Stenoniodes, commonly known as the Borneo tractor millipede, is a genus of millipede in the family Platyrhacidae. It contains six species, five of which occur on Borneo and one on Sibutu Island. Its common name originates from the likeness of its 20-segmented body to the tread of a tractor's tire.
The genus is characterized by its trapezoid-shaped collum with dorsally flared edges, metatergites of segments 2 - 4 narrower than those of the midbody, sterna with paired ventrally-projecting spines, long legs, and curved gonopods bearing two acropodal processes.[1]
The genus was described by Pocock in 1897 based on material sent to him by English naturalists resident in the Greater Sunda Islands.[2] In 2001, Hoffman synthesized material on Bornean Platyrhacidae, provided a key to genera, a diagnosis of the genus Stenoniodes, and synonymized and transferred several species. Jeekel, in 2007, listed the species of the genus Stenoniodes, and noted that Platyrhacus superbus Attems, 1931 may, according to its original description, be a species of the genus.[3]

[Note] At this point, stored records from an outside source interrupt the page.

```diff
@@ -1680,10 +1725,11 @@
   static constexpr uint32_t kWaveCyclesCap = 1u << 20;
   enum { SCH_BATCH_ENCODE, SCH_ENC_GROUPS, SCH_OPT_PIP, SCH_PIP_C, SCH_PIP_PART, SCH_STATUS_SHARED, SCH_LAT_SPLIT, SCH_GROUPED, SCH_COMB_MIN,
          SCH_LADDER_INTERLEAVE, SCH_RIDERS, SCH_STRAUS_LANES, SCH_STRAUS_WINS, SCH_TR_LANES, SCH_TR_STEPS, SCH_FUSE_TT, SCH_TERMS_SPLIT,
-         SCH_RAGGED_CLASSES, SCH_RAGGED_COMPILED, SCH_RAGGED_BASE, SCH_FUSED_PLANS, SCH_PIP_MERGE, SCH_PIP_BUCKETS, SCH_NO_CARRY, SCH_SIGN_FOLD, SCH_COUNT };
-  int64_t sched[SCH_COUNT] = {-1, -1, -1, -1, -1, -1, -1, -1, -1, -1, -1, -1, -1, -1, -1, -1, -1, -1, -1, -1, -1, -1, -1, -1, -1};
+         SCH_RAGGED_CLASSES, SCH_RAGGED_COMPILED, SCH_RAGGED_BASE, SCH_FUSED_PLANS, SCH_PIP_MERGE, SCH_PIP_BUCKETS, SCH_NO_CARRY, SCH_SIGN_FOLD, SCH_PIP_TREE, SCH_COUNT };
+  int64_t sched[SCH_COUNT] = {-1, -1, -1, -1, -1, -1, -1, -1, -1, -1, -1, -1, -1, -1, -1, -1, -1, -1, -1, -1, -1, -1, -1, -1, -1, -1};
   uint64_t debug_pip_run_cap = 0;
   int debug_pip_merge = 0;
+  int debug_pip_tree = 0;
   bool debug_vouch_reduced = false;
 #endif
   static constexpr size_t kGroupedCombTerms = 400000;
@@ -2200,6 +2246,9 @@
   return cv.off;
 }
 
+#ifndef ZKP_PIP_TREE_LANE_MIN_OUTPUTS
+#define ZKP_PIP_TREE_LANE_MIN_OUTPUTS (1u << 16)
+#endif
 template <int C>
 int pip_run(zkp_ctx* c, uint32_t n, const uint8_t* d_scalars, const uint8_t* d_points, uint8_t* d_out,
             uint32_t* d_status, size_t ws_reserved, uint32_t* shared_flags, const pip_seg seg = pip_seg(), int phases = 3, const pip_csr* csr = nullptr) {
@@ -2271,6 +2320,14 @@
   if (lane_merge) hipLaunchKernelGGL(k_pip_bucket_merge<true>, grid1(nb, 256), dim3(256), 0, c->stream, cfg::B1, (uint32_t)nb, (uint32_t)vmax, vstart, parts, buckets);
   else hipLaunchKernelGGL(k_pip_bucket_merge<false>, grid1(nb * 4, 256), dim3(256), 0, c->stream, cfg::B1, (uint32_t)nb, (uint32_t)vmax, vstart, parts, buckets);
   prof_mark(c, ZKP_K_BUCKET);
+#ifdef ZKP_BUILD_TEST_HOOKS
+  const bool lane_tree = c->debug_pip_tree ? c->debug_pip_tree == 2 : nb >= MERGE_LANE_MIN_BUCKETS;
+  const uint32_t TREE_LANE_MIN_OUTPUTS = c->debug_pip_tree == 2 ? 0u : (uint32_t)ZKP_PIP_TREE_LANE_MIN_OUTPUTS;
+#else
+  const bool lane_tree = nb >= MERGE_LANE_MIN_BUCKETS;
+  constexpr uint32_t TREE_LANE_MIN_OUTPUTS = ZKP_PIP_TREE_LANE_MIN_OUTPUTS;
+#endif
+  ZKP_SCHED(c, PIP_TREE, 0);
   const dev_ext* Ain = nullptr;
   const dev_ext* Rin = buckets;
   uint32_t in_stride = cfg::B1, n_in = cfg::B;
@@ -2290,8 +2347,13 @@
       hipLaunchKernelGGL(k_pip_combine, dim3(K), dim3(256), 0, c->stream, cfg::W1, C, in_stride, level, (int)m, shift, Ain, Rin, Aout, invalid, d_out, d_status, shared_flags ? 1u : 0u);
       break;
     }
-    hipLaunchKernelGGL(k_pip_reduce_lvl, grid1((size_t)total * 4, 256), dim3(256), 0, c->stream, n_out, total, in_stride, n_out, level, (int)m, shift,
-                       Ain, Rin, Aout, Rout);
+    if (lane_tree && total >= TREE_LANE_MIN_OUTPUTS) {
+      ZKP_SCHED(c, PIP_TREE, level + 1);
+      hipLaunchKernelGGL(k_pip_reduce_lvl_lane, grid1(total, 256), dim3(256), 0, c->stream, n_out, total, in_stride, level, (int)m, shift, Ain, Rin, Aout, Rout);
+    } else {
+      hipLaunchKernelGGL(k_pip_reduce_lvl, grid1((size_t)total * 4, 256), dim3(256), 0, c->stream, n_out, total, in_stride, n_out, level, (int)m, shift,
+                         Ain, Rin, Aout, Rout);
+    }
     Ain = Aout;
     Rin = Rout;
     in_stride = n_out;
@@ -3079,6 +3141,7 @@
 #ifdef ZKP_BUILD_TEST_HOOKS
     case ZKP_TESTOPT_GENERIC_CLASSIFIER: c->stmt_classify = value == 0; return ZKP_OK;
     case ZKP_TESTOPT_PIP_MERGE: c->debug_pip_merge = value <= 2 ? (int)value : 0; return ZKP_OK;
+    case ZKP_TESTOPT_PIP_TREE: c->debug_pip_tree = value <= 2 ? (int)value : 0; return ZKP_OK;
     case ZKP_TESTOPT_VOUCH_REDUCED: c->debug_vouch_reduced = value != 0; return ZKP_OK;
     case ZKP_TESTOPT_PIP_RUN_CAP: c->debug_pip_run_cap = value; return ZKP_OK;
     case ZKP_TESTOPT_DUMMY_LAUNCHES: c->debug_dummy_launches = (int)std::min<uint64_t>(value, 1000); return ZKP_OK;
@@ -4269,7 +4332,7 @@
   if (!c || !buf || !cap) return fail(ZKP_ERR_ARG, "bad argument");
   static const char* const names[zkp_ctx::SCH_COUNT] = {"batch_encode", "enc_groups", "opt_pip", "pip_c", "pip_part", "status_shared", "lat_split", "grouped", "comb_min",
                                                         "ladder_interleave", "riders", "straus_lanes", "straus_wins", "tr_lanes", "tr_steps", "fuse_tt", "terms_split",
-                                                        "ragged_classes", "ragged_compiled", "ragged_base", "fused_plans", "pip_merge", "pip_buckets", "no_carry", "sign_fold"};
+                                                        "ragged_classes", "ragged_compiled", "ragged_base", "fused_plans", "pip_merge", "pip_buckets", "no_carry", "sign_fold", "pip_tree"};
   std::string s;
   for (int i = 0; i < zkp_ctx::SCH_COUNT; ++i)
     if (c->sched[i] >= 0) s += (s.empty() ? "" : " ") + std::string(names[i]) + "=" + std::to_string(c->sched[i]);
diff --git a/zkp_amd/engine.py b/zkp_amd/engine.py
--- a/zkp_amd/engine.py
+++ b/zkp_amd/engine.py
@@ -13,6 +13,7 @@
 TESTHOOKS_LIB_PATH = os.path.join(_HERE, "libzkp_mi355x_testhooks.so")
 ZKP_TESTOPT_DUMMY_LAUNCHES, ZKP_TESTOPT_GENERIC_CLASSIFIER, ZKP_TESTOPT_WAVE_CYCLES, ZKP_TESTOPT_PIP_MERGE, ZKP_TESTOPT_VOUCH_REDUCED = 1001, 1002, 1003, 1004, 1005
 ZKP_TESTOPT_PIP_RUN_CAP = 1006
+ZKP_TESTOPT_PIP_TREE = 1007
 ZKP_OPT_CT_LOOKUP, ZKP_OPT_EACH_STRAUS, ZKP_OPT_LADDER_INTERLEAVE = 9, 10, 11
 ZKP_OPT_CT_MASKED_SCANS = ZKP_OPT_CT_LOOKUP
 ZKP_CT_LOOKUP_XBAR, ZKP_CT_LOOKUP_SCAN, ZKP_CT_LOOKUP_LDS = 0, 1, 2
```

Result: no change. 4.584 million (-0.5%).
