@@ -528,10 +525,22 @@
 
 constexpr int DKV_BUF = 2 * TILE + 512;
 
-__global__ __launch_bounds__(256, 2) void attn_bwd_dkv_kernel(const bf16_t* __restrict__ qkv, long ld, const bf16_t* __restrict__ dO, long lddo,
+template <int SS>
+__device__ __forceinline__ f32x16 row_consts(const float* st, int h) {
+    f32x16 a;
+#pragma unroll
+    for (int g4 = 0; g4 < 4; ++g4) {
+        const float4 v = *reinterpret_cast<const float4*>(st + 32 * SS + 8 * g4 + 4 * h);
+        a[4 * g4] = v.x, a[4 * g4 + 1] = v.y, a[4 * g4 + 2] = v.z, a[4 * g4 + 3] = v.w;
+    }
+    return a;
+}
+
+__global__ __launch_bounds__(256, 3) void attn_bwd_dkv_kernel(const bf16_t* __restrict__ qkv, long ld, const bf16_t* __restrict__ dO, long lddo,
                                                                const float* __restrict__ lse2, const float* __restrict__ delta, int L, int H,
-                                                               int E, FastDiv nrt_d, FastDiv h_d, float scale, float scale_log2, MaskSpec mask,
-                                                               bf16_t* __restrict__ dqkv, long ldg, float* __restrict__ dbias) {
+                                                               int E, FastDiv nrt_d, FastDiv h_d, float scale, float scale_log2,
+                                                               float inv_scale_log2, MaskSpec mask, bf16_t* __restrict__ dqkv, long ldg,
+                                                               float* __restrict__ dbias) {
     __shared__ __attribute__((aligned(16))) char dsm[2][DKV_BUF];
     const int tid = threadIdx.x, lane = tid & 63, wave = __builtin_amdgcn_readfirstlane(tid >> 6), l32 = lane & 31, h = lane >> 5;
     const BlockCoords bc = block_coords(nrt_d, h_d);
@@ -542,8 +551,7 @@
     const float* del_b = delta + ((long)b * H + hd) * L;
     const int nq_tiles = (L + 63) >> 6;
     const RowLane rl = row_lane_offs(lane);
-    const TrLane tr0 = tr_lane_offs(lane);
-    const TrLane trq = tr_lane_at(tr0, lds_addr(dsm[0])), trdo = tr_lane_at(tr0, lds_addr(dsm[0] + TILE));
+    const TrLane trq = tr_lane_at(tr_lane_offs(lane), lds_addr(dsm[0]));
     const int key_wave0 = kt * ROWS_PER_BLOCK + wave * 32;
     const int key = key_wave0 + l32;
     const bool wave_active = key_wave0 < L;
@@ -561,8 +569,8 @@
     auto load_stat = [&](int t) -> float {
         if (tid >= 128) return 0.f;
         const int qq = t * 64 + (tid & 63);
-        if (tid < 64) return qq < L ? -lse_b[qq] : -INFINITY;
-        return qq < L ? del_b[qq] : 0.f;
+        if (tid < 64) return qq < L ? -lse_b[qq] * inv_scale_log2 : -INFINITY;
+        return qq < L ? -del_b[qq] : 0.f;
     };
     const int t_begin = (mask.mode == 1) ? (kt * ROWS_PER_BLOCK) >> 6 : 0, t_end = nq_tiles;
 
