template <int KY, int KX, int S, int WPM, int RIN, int TM, int TN, int D, int V4 = 0, int PSL = 0, int PFO = 0>
__global__ __launch_bounds__(256) void dc_kernel(GemmArgs p) {
  constexpr int NW = 4;
  constexpr int NPX = NW * 32 * TN, OCT = 32 * TM;
  constexpr int KK = KY * KX, KK2 = (KK + 1) / 2;
  constexpr int WPC = 2 * KK2 * OCT / 4;
  constexpr int LWA = (WPC + NW * 64 - 1) / (NW * 64);
  constexpr int WREG = LWA * NW * 256;
  constexpr int SF = RIN * WPM;
  constexpr int PW = V4 ? 4 : 1;
  static_assert(WPM % PW == 0, "16-B strip rows");
  static_assert(!PSL || (!V4 && WPM % S == 0), "phase-split strip: dword DMA, whole phases per row");
  constexpr int WS = WPM / S;
  constexpr int LWB = (SF / PW + NW * 64 - 1) / (NW * 64);
  constexpr int SREG = LWB * NW * 64 * PW;
  constexpr int BREG = NW * 64;
  constexpr int SLOT = WREG + SREG + BREG;
  constexpr int LW = LWA + LWB + 1;
  static_assert(D >= 2 && (D - 2) * LW <= 63, "vmcnt range");
  static_assert(OCT % 4 == 0 && OCT <= BREG, "16-B weight pieces, biases of one tile");
  constexpr int PF = PFO > 0 ? PFO : (TM * TN >= 4 ? 1 : (TM * TN >= 2 ? 2 : 3));
  constexpr int IS = (KK2 + 1) / 2 > 1 ? (KK2 + 1) / 2 : 1;
  constexpr int NST = TM * TN * 4;
  constexpr int ISS = KK2 > 2 * NST ? 2 * NST : KK2;
  __shared__ __attribute__((aligned(16))) float smem[D * SLOT];

  const int tid = threadIdx.x, lane = tid & 63;
  const int wave = __builtin_amdgcn_readfirstlane(tid >> 6);
  const int kh = lane >> 5, li = lane & 31;
  KT(0);

  const uint32_t G = gridDim.x, b0 = blockIdx.x;
  const uint32_t ntile = p.total_it;
  const uint32_t my_tiles = b0 < ntile ? (ntile - b0 + G - 1) / G : 0;
  auto decode = [&](uint32_t t, uint32_t &oc0, uint32_t &img, uint32_t &p0) {
    const uint32_t rest = fdiv(t, p.ipt_m, p.ipt_s);
    oc0 = (t - rest * p.ipt) * OCT;
    img = fdiv(rest, p.tm_m, p.tm_s);
    p0 = (rest - img * p.tiles_n) * NPX;
  };

  const __amdgpu_buffer_rsrc_t rsw = make_rsrc(p.a, p.a_bytes);
  const __amdgpu_buffer_rsrc_t rsi = make_rsrc(p.b, p.b_bytes);
  const __amdgpu_buffer_rsrc_t rsbias = make_rsrc(p.bias, p.bias ? p.M * 4u : 0u);
  uint32_t wrel[LWA], wc4[LWA], srel[LWB], srow[LWB];
#pragma unroll
  for (int j = 0; j < LWA; ++j) {
    const uint32_t e = (uint32_t)((wave * LWA + j) * 64 + lane);
    const uint32_t tap = e / (OCT / 4);
    wc4[j] = tap < (uint32_t)KK ? 4 * (e % (OCT / 4)) : 0xffffu;
    wrel[j] = (tap * p.IC * p.lda + 4 * (e % (OCT / 4))) * 4u;
  }
  const uint32_t pxa = V4 ? (p.px ? 4u : 0u) : p.px;
#pragma unroll
  for (int j = 0; j < LWB; ++j) {
    const uint32_t e = (uint32_t)((wave * LWB + j) * 64 + lane) * PW;
    const uint32_t r = e / WPM, q = e - (e / WPM) * WPM;
    const uint32_t c = PSL ? (q % WS) * S + q / WS : q;
    const int x = (int)c - (int)pxa;
    srow[j] = ((r < (uint32_t)RIN) & ((uint32_t)x < p.W)) ? r : 0xffffu;
    srel[j] = (r * p.W + (uint32_t)x) * 4u;
  }

  uint32_t tvo[LW];
  auto plan_tile = [&](uint32_t i) {
// ... 233 lines not shown
#endif
}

Stenoniodes is a member of the family Platyrhacidae. Its placement in the family Platyrhacidae is based on the presence of a broadened flattened telson, a broad flattened peritreme encircling the ozopores, paranota with a thin lateral edge, the ozopores shifted medially away from the lateral paranotal edge, and simple gonopods without a coxal process nor a prefemoral process. The gonopods lack any divisions, spare the typical prefemoral region, and the apex is biramous (gonopods of millipedes in the family Platyrhacidae typically have uniramous or biramous acropodites, but can have up to five processes, pentaramous)[4]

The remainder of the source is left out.